● YOUR ASSIGNMENT
For the material that follows, list every line containing the word "flag".

══ DATASET ENTRIES

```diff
+    const int oy0 = (r / tiles_x) * 8, ox0 = (r % tiles_x) * 32;
+    float acc[8][8];
+#pragma unroll
+    for (int i = 0; i < 8; ++i)
+#pragma unroll
+      for (int j = 0; j < 8; ++j) acc[i][j] = 0.f;
+#pragma unroll 1
+    for (int ky = 0; ky < 7; ++ky) {
+      float in[21];
+#pragma unroll
+      for (int i = 0; i < 21; ++i) in[i] = patch[(prow * 2 + ky) * kStemPatchLd + pcol * 2 + i];
+#pragma unroll
+      for (int kx = 0; kx < 7; ++kx) {
+        const float4* wp = reinterpret_cast<const float4*>(ws + (ky * 7 + kx) * 128) + cg;
+#pragma unroll
+        for (int j = 0; j < 2; ++j) {
+          const float4 w4 = wp[j * 16];
+#pragma unroll
+          for (int i = 0; i < 8; ++i) {
+            const float x = in[2 * i + kx];
+            acc[i][4 * j] = fmaf(x, w4.x, acc[i][4 * j]); acc[i][4 * j + 1] = fmaf(x, w4.y, acc[i][4 * j + 1]);
+            acc[i][4 * j + 2] = fmaf(x, w4.z, acc[i][4 * j + 2]); acc[i][4 * j + 3] = fmaf(x, w4.w, acc[i][4 * j + 3]);
+          }
         }
       }
     }
-  }
-  const int oy = oy0 + prow;
-  if (oy < ho) {
-#pragma unroll
-    for (int j = 0; j < 4; ++j) {
-      const float4 b4 = __ldg(reinterpret_cast<const float4*>(bias + j * 32 + cg * 4));
-#pragma unroll
-      for (int i = 0; i < 8; ++i) {
-        const int ox = ox0 + pcol + i;
-        if (ox < wo) {
-          uint2 o;
-          o.x = pack_f16(fmaxf(acc[i][4 * j] + b4.x, 0.f), fmaxf(acc[i][4 * j + 1] + b4.y, 0.f));
-          o.y = pack_f16(fmaxf(acc[i][4 * j + 2] + b4.z, 0.f), fmaxf(acc[i][4 * j + 3] + b4.w, 0.f));
-          *reinterpret_cast<uint2*>(out + (((int64_t)b * ho + oy) * wo + ox) * 128 + j * 32 + cg * 4) = o;
+    const int oy = oy0 + prow;
+    if (oy < ho) {
+#pragma unroll
+      for (int j = 0; j < 2; ++j) {
+        const float4 b4 = __ldg(reinterpret_cast<const float4*>(bias + j * 64 + cg * 4));
+#pragma unroll
+        for (int i = 0; i < 8; ++i) {
+          const int ox = ox0 + pcol + i;
+          if (ox < wo) {
+            uint2 o;
+            o.x = pack_f16(fmaxf(acc[i][4 * j] + b4.x, 0.f), fmaxf(acc[i][4 * j + 1] + b4.y, 0.f));
+            o.y = pack_f16(fmaxf(acc[i][4 * j + 2] + b4.z, 0.f), fmaxf(acc[i][4 * j + 3] + b4.w, 0.f));
+            *reinterpret_cast<uint2*>(out + (((int64_t)b * ho + oy) * wo + ox) * 128 + j * 64 + cg * 4) = o;
+          }
         }
       }
     }
@@ -487,8 +508,10 @@
                                     int w, gf_stream_t stream) {
   if (batch <= 0 || h <= 0 || w <= 0) return gf_set_error(GF_ERR_ARG, "gf_stem_conv7x7_f16: bad shape");
   const int ho = (h + 6 - 7) / 2 + 1, wo = (w + 6 - 7) / 2 + 1;
-  stem_conv7x7_kernel<<<dim3(gf_cdiv(wo, 32), gf_cdiv(ho, 8), batch), 256, 0, (cudaStream_t)stream>>>(
-      img, wperm, bias, (__half*)out, h, w, ho, wo);
+  const int tiles_x = gf_cdiv(wo, 32), tiles_per_img = tiles_x * gf_cdiv(ho, 8);
+  const int total = batch * tiles_per_img, grid = total < num_sms() ? total : num_sms();
+  stem_conv7x7_kernel<<<grid, kStemThreads, 0, (cudaStream_t)stream>>>(img, wperm, bias, (__half*)out, h, w, ho, wo,
+                                                                       tiles_x, tiles_per_img, total);
   g_launches++;
   GF_CHECK_LAUNCH();
   return GF_OK;
diff --git a/geoformer_b200/csrc/linattn.cu b/geoformer_b200/csrc/linattn.cu
--- a/geoformer_b200/csrc/linattn.cu
+++ b/geoformer_b200/csrc/linattn.cu
@@ -463,6 +463,19 @@
   out[i] = make_float4(a.x + b.x, a.y + b.y, a.z + b.z, a.w + b.w);
 }
 
+__global__ void add_posenc_f16_kernel(const uint4* __restrict__ x, const float4* __restrict__ pe, float4* __restrict__ out,
+                                      int64_t per_sample8, int64_t total8) {
+  const int64_t i = (int64_t)blockIdx.x * blockDim.x + threadIdx.x;
+  if (i >= total8) return;
+  const uint4 a = x[i];
+  const int64_t j = i % per_sample8;
+  const float4 p0 = pe[2 * j], p1 = pe[2 * j + 1];
+  const float2 a0 = __half22float2(*reinterpret_cast<const __half2*>(&a.x)), a1 = __half22float2(*reinterpret_cast<const __half2*>(&a.y));
+  const float2 a2 = __half22float2(*reinterpret_cast<const __half2*>(&a.z)), a3 = __half22float2(*reinterpret_cast<const __half2*>(&a.w));
+  out[2 * i] = make_float4(a0.x + p0.x, a0.y + p0.y, a1.x + p0.z, a1.y + p0.w);
+  out[2 * i + 1] = make_float4(a2.x + p1.x, a2.y + p1.y, a3.x + p1.z, a3.y + p1.w);
+}
+
 __global__ void select_rows_kernel(float4* __restrict__ dst, const float4* __restrict__ src, const int* __restrict__ flag,
                                    int64_t per_sample4, int64_t total4) {
   const int64_t i = (int64_t)blockIdx.x * blockDim.x + threadIdx.x;
@@ -594,6 +607,15 @@
   return GF_OK;
 }
 
+extern "C" int gf_add_posenc_f16(const void* x, const float* pe, float* out, int n, int64_t l, int c, gf_stream_t stream) {
+  if (n <= 0 || l <= 0 || c <= 0 || (c % 8)) return gf_set_error(GF_ERR_ARG, "gf_add_posenc_f16: bad shape");
+  const int64_t per = l * c / 8, total = per * n;
+  add_posenc_f16_kernel<<<gf_cdiv(total, 256), 256, 0, STREAM>>>((const uint4*)x, (const float4*)pe, (float4*)out, per, total);
+  g_launches++;
+  GF_CHECK_LAUNCH();
+  return GF_OK;
+}
+
 extern "C" int gf_select_rows(float* dst, const float* src, const int* flag, int n, int64_t l, int c, gf_stream_t stream) {
   if (n <= 0 || l <= 0 || c <= 0 || (c % 4)) return gf_set_error(GF_ERR_ARG, "gf_select_rows: bad shape");
   const int64_t per = l * c / 4, total = per * n;
diff --git a/geoformer_b200/engine.py b/geoformer_b200/engine.py
--- a/geoformer_b200/engine.py
+++ b/geoformer_b200/engine.py
@@ -172,8 +172,8 @@
         return t
 
 
-def backbone_forward(pw: PackedWeights, img: torch.Tensor) -> Tuple[torch.Tensor, torch.Tensor]:
-    return backbone_forward_tc(pw, img) if pw.bb_tc is not None else backbone_forward_ref(pw, img)
+def backbone_forward(pw: PackedWeights, img: torch.Tensor, coarse_f16: bool = False) -> Tuple[torch.Tensor, torch.Tensor]:
+    return backbone_forward_tc(pw, img, coarse_f16) if pw.bb_tc is not None else backbone_forward_ref(pw, img)
 
 
 def backbone_forward_ref(pw: PackedWeights, img: torch.Tensor) -> Tuple[torch.Tensor, torch.Tensor]:
@@ -204,7 +204,7 @@
     return x3o, x1o
 
 
-def backbone_forward_tc(pw: PackedWeights, img: torch.Tensor) -> Tuple[torch.Tensor, torch.Tensor]:
+def backbone_forward_tc(pw: PackedWeights, img: torch.Tensor, coarse_f16: bool = False) -> Tuple[torch.Tensor, torch.Tensor]:
     tc = pw.bb_tc
 
     def conv(name, t, act, residual=None, stride=1):
@@ -228,7 +228,7 @@
     x2o = conv("layer2_outconv2.3", conv("layer2_outconv2.0", x2o, 2), 0)
     x1o = ops.upsample_add(conv("layer1_outconv", x1, 0), x2o)
     x1o = conv("layer1_outconv2.3", conv("layer1_outconv2.0", x1o, 2), 0)
-    return x3o.float().contiguous(), x1o
+    return (x3o if coarse_f16 else x3o.float().contiguous()), x1o
 
 
 def _post_attention(lw: dict, x2d: torch.Tensor, msg: torch.Tensor, act: int, out: Optional[torch.Tensor] = None) -> torch.Tensor:
@@ -267,6 +267,14 @@
     return _post_attention(lw, x2d, msg, EPI_RELU, None if out is None else out.view(n * l, c)).view(n, l, c)
 
 
+def _halves_of(x0: torch.Tensor, x1: torch.Tensor) -> Optional[torch.Tensor]:
+    X = x0._base
+    if X is None or x1._base is not X or not X.is_contiguous() or X.shape != (2 * x0.shape[0], *x0.shape[1:]):
+        return None
+    half = x0.numel() * x0.element_size()
+    return X if x0.data_ptr() == X.data_ptr() and x1.data_ptr() == X.data_ptr() + half else None
+
+
 def coarse_transformer(pw: PackedWeights, x0: torch.Tensor, x1: torch.Tensor, names, heads: int,
                        mask0: Optional[torch.Tensor] = None, mask1: Optional[torch.Tensor] = None):
     n = x0.shape[0]
@@ -274,7 +282,9 @@
     assert (mask0 is None) == (mask1 is None), "padding masks come in pairs (full_model.py:82-83)"
     mm = None
     if same:
-        X = torch.cat([x0, x1], 0)
+        X = _halves_of(x0, x1)
+        if X is None:
+            X = torch.cat([x0, x1], 0)
         x0, x1 = X[:n], X[n:]
         if mask0 is not None:
             mm = torch.cat([mask0, mask1], 0)
diff --git a/geoformer_b200/model/full_model.py b/geoformer_b200/model/full_model.py
--- a/geoformer_b200/model/full_model.py
+++ b/geoformer_b200/model/full_model.py
@@ -170,7 +170,7 @@
         R = ops.PROFILE.region
         with R("stage:backbone"):
             if hw0_i == hw1_i:
-                c, f = engine.backbone_forward(pw, torch.cat([img0, img1], 0))
+                c, f = engine.backbone_forward(pw, torch.cat([img0, img1], 0), coarse_f16=True)
                 c0, c1, f0, f1 = c[:n], c[n:], f[:n], f[n:]
             else:
                 (c0, f0), (c1, f1) = engine.backbone_forward(pw, img0), engine.backbone_forward(pw, img1)
@@ -184,8 +184,12 @@
             mk0 = ops.token_mask(data["mask0"], n, hw0_c[0] * hw0_c[1])
             mk1 = ops.token_mask(data["mask1"], n, hw1_c[0] * hw1_c[1])
         with R("stage:coarse_transformer"):
-            x0 = ops.add_posenc(c0.reshape(n, -1, dc), pw.pos_table(dc, *hw0_c))
-            x1 = ops.add_posenc(c1.reshape(n, -1, dc), pw.pos_table(dc, *hw1_c))
+            if hw0_i == hw1_i and mk0 is None and c.dtype == torch.float16:
+                X = ops.add_posenc(c.reshape(2 * n, -1, dc), pw.pos_table(dc, *hw0_c))
+                x0, x1 = X[:n], X[n:]
+            else:
+                x0 = ops.add_posenc(c0.float().reshape(n, -1, dc), pw.pos_table(dc, *hw0_c))
+                x1 = ops.add_posenc(c1.float().reshape(n, -1, dc), pw.pos_table(dc, *hw1_c))
             t0, t1 = engine.coarse_transformer(pw, x0, x1, cfg["coarse"]["layer_names"], cfg["coarse"]["nhead"], mk0, mk1)
 
         thr = cfg["match_coarse"]["thr"]
@@ -220,7 +224,7 @@
             if self.materialize:
                 data["fine_matrix"] = fmat
         if stages is not None:
-            stages.update(cnn_c0=c0, cnn_c1=c1, fine0=f0, fine1=f1, pe0=x0, pe1=x1, coarse0=t0, coarse1=t1,
+            stages.update(cnn_c0=c0.float(), cnn_c1=c1.float(), fine0=f0, fine1=f1, pe0=x0, pe1=x1, coarse0=t0, coarse1=t1,
                           first=m1, counts_first=counts1, geo0=g0, geo1=g1, geo_info=ginfo, counts=counts2, **fstages)
             data["_stages"] = stages
         return data
diff --git a/geoformer_b200/ops.py b/geoformer_b200/ops.py
--- a/geoformer_b200/ops.py
+++ b/geoformer_b200/ops.py
@@ -256,9 +256,11 @@
 
 def add_posenc(x: torch.Tensor, pe: torch.Tensor) -> torch.Tensor:
     n, l, c = x.shape
+    assert x.dtype in (torch.float32, torch.float16)
     assert x.is_contiguous() and pe.is_contiguous() and pe.shape == (l, c)
-    out = torch.empty_like(x)
-    _call("gf_add_posenc", x.data_ptr(), pe.data_ptr(), out.data_ptr(), n, l, c, _stream())
+    out = torch.empty((n, l, c), device=x.device, dtype=torch.float32)
+    _call("gf_add_posenc_f16" if x.dtype == torch.float16 else "gf_add_posenc", x.data_ptr(), pe.data_ptr(),
+          out.data_ptr(), n, l, c, _stream())
     return out
 
 
diff --git a/include/geoformer_b200.h b/include/geoformer_b200.h
--- a/include/geoformer_b200.h
+++ b/include/geoformer_b200.h
@@ -54,6 +54,7 @@
                         int c, gf_stream_t stream);
 
 int gf_add_posenc(const float* x, const float* pe, float* out, int n, int64_t l, int c, gf_stream_t stream);
+int gf_add_posenc_f16(const void* x, const float* pe, float* out, int n, int64_t l, int c, gf_stream_t stream);
 
 int64_t gf_linattn_partial_floats(int n, int s, int heads, int dim);
 int gf_linattn_reduce(const float* K, int ldk, const float* V, int ldv, int n, int s, int heads, int dim,
```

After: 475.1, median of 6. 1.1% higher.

════

● SOLUTION FOR THIS EXERCISE
 __global__ void select_rows_kernel(float4* __restrict__ dst, const float4* __restrict__ src, const int* __restrict__ flag,
 extern "C" int gf_select_rows(float* dst, const float* src, const int* flag, int n, int64_t l, int c, gf_stream_t stream) {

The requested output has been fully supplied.